## TRY IT
Find the string "shown" in the listing below and return each line it appears in.

- - - - - - -

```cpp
void bn_maxpool3x3s2_fwd(torch::Tensor x, torch::Tensor mean,
                         torch::Tensor invstd, torch::Tensor weight,
                         torch::Tensor bias, torch::Tensor y,
                         torch::Tensor code) {
  _check_bn_act(x, "x"); _check_bn_act(y, "y");
  _check_f32(mean, "mean"); _check_f32(invstd, "invstd");
  _check_f32(weight, "weight"); _check_f32(bias, "bias");
  TORCH_CHECK(code.scalar_type() == torch::kUInt8 && code.is_cuda());
  int N = x.size(0), C = x.size(1), H = x.size(2), W = x.size(3);
  int Ho = y.size(2), Wo = y.size(3);
  TORCH_CHECK(C % 8 == 0 && 256 % (C / 8) == 0, "bad C");
  TORCH_CHECK(Ho == (H + 1) / 2 && Wo == (W + 1) / 2, "3x3 s2 p1 shape");
  TORCH_CHECK(code.numel() == y.numel());
  launch_bn_maxpool_fwd(x.data_ptr(), mean.data_ptr<float>(),
                        invstd.data_ptr<float>(),
                        weight.data_ptr<float>(), bias.data_ptr<float>(),
                        y.data_ptr(), code.data_ptr<uint8_t>(),
                        N, H, W, Ho, Wo, C,
                        at::cuda::getCurrentHIPStream().stream());
}

void maxpool3x3s2_bwd(torch::Tensor dy, torch::Tensor code,
                      torch::Tensor dx) {
  _check_bn_act(dy, "dy"); _check_bn_act(dx, "dx");
  TORCH_CHECK(code.scalar_type() == torch::kUInt8 && code.is_cuda());
  int N = dx.size(0), C = dx.size(1), H = dx.size(2), W = dx.size(3);
  int Ho = dy.size(2), Wo = dy.size(3);
  TORCH_CHECK(code.numel() == dy.numel());
  launch_maxpool_bwd(dy.data_ptr(), code.data_ptr<uint8_t>(),
                     dx.data_ptr(), N, H, W, Ho, Wo, C,
                     at::cuda::getCurrentHIPStream().stream());
}

extern "C" void launch_adam_step(float* p, const float* g, float* m,
                                 float* v, int* step, float lr, float beta1,
                                 float beta2, float eps, float weight_decay,
                                 long long n, hipStream_t stream);

void adam_step(torch::Tensor p, torch::Tensor g, torch::Tensor m,
               torch::Tensor v, torch::Tensor step, double lr, double beta1,
               double beta2, double eps, double weight_decay) {
  _check_f32(p, "p"); _check_f32(g, "g"); _check_f32(m, "m");
  _check_f32(v, "v");
  TORCH_CHECK(step.is_cuda() && step.scalar_type() == torch::kInt32 &&
                  step.numel() == 1,
              "step must be a 1-element int32 device tensor");
  long long n = p.numel();
  TORCH_CHECK(g.numel() == n && m.numel() == n && v.numel() == n,
              "flat buffer length mismatch");
  launch_adam_step(p.data_ptr<float>(), g.data_ptr<float>(),
                   m.data_ptr<float>(), v.data_ptr<float>(),
                   step.data_ptr<int>(), (float)lr, (float)beta1,
                   (float)beta2, (float)eps, (float)weight_decay, n,
                   at::cuda::getCurrentHIPStream().stream());
}

extern "C" void launch_adam_step_mixed(float* master, const void* gb,
                                       const float* gf, float* m, float* v,
                                       void* pb, int* step, float lr,
                                       float beta1, float beta2, float eps,
                                       float weight_decay, long long nb,
                                       long long n, hipStream_t stream);

void adam_step_mixed(torch::Tensor master, torch::Tensor gb,
// ... 79 lines not shown

int64_t conv3x3_wrw_nchunks(int64_t Nb, int64_t H, int64_t C,
                            int64_t chunks) {
  return conv3x3_wrw_chunks((int)Nb, (int)H, (int)C, (int)chunks);
}

PYBIND11_MODULE(TORCH_EXTENSION_NAME, m) {
  m.def("conv3x3_wrw", &conv3x3_wrw,
        "MFMA 3x3/s1 CxC weight grad (fp32 accum, bf16 cast to view)",
        pybind11::arg("x"), pybind11::arg("dy"), pybind11::arg("part"),
        pybind11::arg("dw"), pybind11::arg("phase_mask") = 7,
        pybind11::arg("chunks") = 0);
  m.def("conv3x3_wrw_nchunks", &conv3x3_wrw_nchunks,
        "partial-buffer chunk count the wrw launcher will use");
  m.def("stem_conv_fwd", &stem_conv_fwd,
        "MFMA stem conv fwd (7x7 s2, 3->64, NHWC bf16)",
        pybind11::arg("x"), pybind11::arg("w"), pybind11::arg("out"),
        pybind11::arg("wp_scratch"), pybind11::arg("phase_mask") = 7);
  m.def("stem_conv_wrw", &stem_conv_wrw,
        "MFMA stem conv weight-grad (fp32 accum + bf16 cast)",
        pybind11::arg("x"), pybind11::arg("dy"), pybind11::arg("dw_f32"),
        pybind11::arg("dw"), pybind11::arg("phase_mask") = 7);
  m.def("normalize_u8_to_bf16", &normalize_u8_to_bf16,
        "fused uint8 NHWC -> normalized bf16 (same memory order)");
  m.def("groupfit_eval", &groupfit_eval,
        "batched per-group ARIMAX candidate evaluation (validation MSE)");
  m.def("groupfit_final", &groupfit_final,
        "batched per-group final fit (fitted values + params)");
  m.def("diff_center", &diff_center,
        "difference + per-group centering of the time-major panel");
  m.def("exog_project_mfma", &exog_project_mfma,
        "design-matrix GEMM beta = P @ Wc on f32 MFMA");
  m.def("bn_fwd_reduce", &bn_fwd_reduce);
  m.def("bn_fwd_finalize", &bn_fwd_finalize);
  m.def("bn_fwd_apply", &bn_fwd_apply);
  m.def("bn_bwd_reduce", &bn_bwd_reduce);
  m.def("bn_bwd_reduce_rm", &bn_bwd_reduce_rm);
  m.def("bn_bwd_apply_rm", &bn_bwd_apply_rm);
  m.def("bn_bwd_finalize", &bn_bwd_finalize);
  m.def("bn_bwd_apply", &bn_bwd_apply);
  m.def("bn_bwd_apply_dym", &bn_bwd_apply_dym);
  m.def("adam_step", &adam_step,
        "fused flat Adam step (one kernel over p/g/m/v)");
  m.def("maxpool3x3s2_fwd", &maxpool3x3s2_fwd);
  m.def("bn_maxpool3x3s2_fwd", &bn_maxpool3x3s2_fwd);
  m.def("maxpool3x3s2_bwd", &maxpool3x3s2_bwd);
  m.def("adam_step_mixed", &adam_step_mixed,
        "fused flat Adam with bf16 params/grads + fp32 master");
  m.def("arma_generate", &arma_generate,
        "batched ARMA(p,q) sample paths, one group per lane");
}
```

mi355x_scale/ops/csrc/fused_bn.hip:

```cpp

#include <hip/hip_runtime.h>
#include <hip/hip_bf16.h>

typedef __hip_bfloat16 bf16;

#define VEC 8

union BVec {
  uint4 u;
  bf16 h[VEC];
};

static __device__ __forceinline__ BVec load8(const bf16* p) {
  BVec v;
  v.u = *reinterpret_cast<const uint4*>(p);
  return v;
}

static __device__ __forceinline__ void store8(bf16* p, const BVec& v) {
  *reinterpret_cast<uint4*>(p) = v.u;
}

__global__ __launch_bounds__(256) void bn_fwd_reduce_kernel(
    const bf16* __restrict__ x, float* __restrict__ partial,
// ... 16 lines not shown
    }
  }

  __shared__ float lds[256 * 2 * VEC];
  float* mys = &lds[(rsub * lanes + lane) * 2 * VEC];
#pragma unroll
  for (int j = 0; j < VEC; ++j) {
    mys[j] = s[j];
    mys[VEC + j] = q[j];
  }
  __syncthreads();
  for (int step = rows_per_iter >> 1; step > 0; step >>= 1) {
    if (rsub < step) {
      const float* other = &lds[((rsub + step) * lanes + lane) * 2 * VEC];
#pragma unroll
      for (int j = 0; j < 2 * VEC; ++j) mys[j] += other[j];
    }
    __syncthreads();
  }
  if (rsub == 0) {
#pragma unroll
    for (int j = 0; j < VEC; ++j) {
      partial[(long long)(lane * VEC + j) * gridDim.x + blockIdx.x] = mys[j];
      partial[(long long)(C + lane * VEC + j) * gridDim.x + blockIdx.x] =
          mys[VEC + j];
    }
  }
}

__global__ __launch_bounds__(256) void bn_fwd_finalize_kernel(
    const float* __restrict__ partial, int nblocks,
    float* __restrict__ mean, float* __restrict__ invstd,
    float* __restrict__ running_mean, float* __restrict__ running_var,
    float momentum, float eps, long long rows, int C, int update_running) {
  int c = blockIdx.x * (blockDim.x / 64) + threadIdx.x / 64;
  int lane = threadIdx.x % 64;
  if (c >= C) return;
  float s = 0.f, q = 0.f;
  for (int b = lane; b < nblocks; b += 64) {
    s += partial[(long long)c * nblocks + b];
    q += partial[(long long)(C + c) * nblocks + b];
  }
#pragma unroll
  for (int off = 32; off > 0; off >>= 1) {
    s += __shfl_down(s, off, 64);
    q += __shfl_down(q, off, 64);
  }
  if (lane != 0) return;
  float n = (float)rows;
  float m = s / n;
  float var = fmaxf(q / n - m * m, 0.f);
  mean[c] = m;
  invstd[c] = rsqrtf(var + eps);
  if (update_running) {
    float unbiased = rows > 1 ? var * (n / (n - 1.f)) : var;
    running_mean[c] = (1.f - momentum) * running_mean[c] + momentum * m;
    running_var[c] = (1.f - momentum) * running_var[c] + momentum * unbiased;
  }
}
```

- - - - - - -

## TASK ANSWER
// ... 79 lines not shown
// ... 16 lines not shown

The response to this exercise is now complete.